[Records contained in a dataset]
════════
     const uint32_t *src = partial_ones + sig * (size_t)groups_stride * BW;
+    Ops ops;
     XyzzT<F> acc = pt_identity<F>();
-    for (uint32_t k = g + 64 * lane; k < groups; k += 64 * PER) acc = pt_add(acc, load_bucket<F>(src + (size_t)k * BW));
+    for (uint32_t k = g + 64 * lane; k < groups; k += 64 * PER) acc = ops.add(acc, load_bucket<F>(src + (size_t)k * BW));
     for (int stride = PER / 2; stride >= 1; stride >>= 1) {
         if ((int)lane >= stride && (int)lane < 2 * stride) store_bucket<F>(lds + (lane - stride) * SLOT, acc);
         __syncthreads();
-        if ((int)lane < stride) acc = pt_add(acc, load_bucket<F>(lds + lane * SLOT));
+        if ((int)lane < stride) acc = ops.add(acc, load_bucket<F>(lds + lane * SLOT));
         __syncthreads();
     }
     if (lane == 0) store_bucket<F>(folded + (sig * 64 + g) * (size_t)BW, acc);
-}
-template <class F>
-__global__ __launch_bounds__(64, F::LANES > 1 ? 1 : 2) void nmsm_combine_kernel(const uint32_t *__restrict__ counts, const uint32_t *__restrict__ offsets,
+    ops.report(flags);
+}
+template <class F, bool COMPLETE = true>
+__global__ __launch_bounds__(64, (SumWaves<F, COMPLETE>::value)) void nmsm_combine_kernel(const uint32_t *__restrict__ counts, const uint32_t *__restrict__ offsets,
                                                              const uint32_t *__restrict__ item_first, const uint32_t *__restrict__ partial_items,
                                                              uint32_t *__restrict__ buckets , uint32_t target, uint32_t max_items,
-                                                             uint32_t sigs)
-{
+                                                             uint32_t sigs, uint32_t *__restrict__ flags = nullptr)
+{
+    typedef SumOps<F, COMPLETE> Ops;
+    if (Ops::skip(flags)) return;
     __builtin_amdgcn_s_setprio(2);
     constexpr int SLOT = 4 * F::WORDS + 1, BW = Grp<F>::BK_WORDS, PER = 64 / F::LANES;
     __shared__ uint32_t lds[32 * SLOT];
@@ -1145,26 +1197,31 @@
     const uint32_t total = offsets[sig * NMSM_BUCKETS + NMSM_BUCKETS - 1] + counts[sig * NMSM_BUCKETS + NMSM_BUCKETS - 1], split = nmsm_split_of(total, target);
     const uint32_t k = c <= split ? 1u : (c + split - 1) / split;
     const uint32_t *src = partial_items + (slot * (size_t)max_items + item_first[sig * NMSM_BUCKETS + b]) * (size_t)BW;
+    Ops ops;
     XyzzT<F> acc = pt_identity<F>();
-    for (uint32_t j = lane; j < k; j += PER) acc = pt_add(acc, load_bucket<F>(src + (size_t)j * BW));
+    for (uint32_t j = lane; j < k; j += PER) acc = ops.add(acc, load_bucket<F>(src + (size_t)j * BW));
     for (int stride = PER / 2; stride >= 1; stride >>= 1) {
         if ((int)lane >= stride && (int)lane < 2 * stride) store_bucket<F>(lds + (lane - stride) * SLOT, acc);
         __syncthreads();
-        if ((int)lane < stride) acc = pt_add(acc, load_bucket<F>(lds + lane * SLOT));
+        if ((int)lane < stride) acc = ops.add(acc, load_bucket<F>(lds + lane * SLOT));
         __syncthreads();
     }
     if (lane == 0) store_bucket<F>(buckets + (slot * NMSM_BUCKETS + b) * (size_t)BW, acc);
-}
-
════════
**PROBLEM DETAILS**
Print, please, the lines above from the very first through the one that holds "(SumWaves<F, COMPLETE>::value)) void", both included, word for word and with nothing else.

**RESPONSE TO THIS TASK**
     const uint32_t *src = partial_ones + sig * (size_t)groups_stride * BW;
+    Ops ops;
     XyzzT<F> acc = pt_identity<F>();
-    for (uint32_t k = g + 64 * lane; k < groups; k += 64 * PER) acc = pt_add(acc, load_bucket<F>(src + (size_t)k * BW));
+    for (uint32_t k = g + 64 * lane; k < groups; k += 64 * PER) acc = ops.add(acc, load_bucket<F>(src + (size_t)k * BW));
     for (int stride = PER / 2; stride >= 1; stride >>= 1) {
         if ((int)lane >= stride && (int)lane < 2 * stride) store_bucket<F>(lds + (lane - stride) * SLOT, acc);
         __syncthreads();
-        if ((int)lane < stride) acc = pt_add(acc, load_bucket<F>(lds + lane * SLOT));
+        if ((int)lane < stride) acc = ops.add(acc, load_bucket<F>(lds + lane * SLOT));
         __syncthreads();
     }
     if (lane == 0) store_bucket<F>(folded + (sig * 64 + g) * (size_t)BW, acc);
-}
-template <class F>
-__global__ __launch_bounds__(64, F::LANES > 1 ? 1 : 2) void nmsm_combine_kernel(const uint32_t *__restrict__ counts, const uint32_t *__restrict__ offsets,
+    ops.report(flags);
+}
+template <class F, bool COMPLETE = true>
+__global__ __launch_bounds__(64, (SumWaves<F, COMPLETE>::value)) void nmsm_combine_kernel(const uint32_t *__restrict__ counts, const uint32_t *__restrict__ offsets,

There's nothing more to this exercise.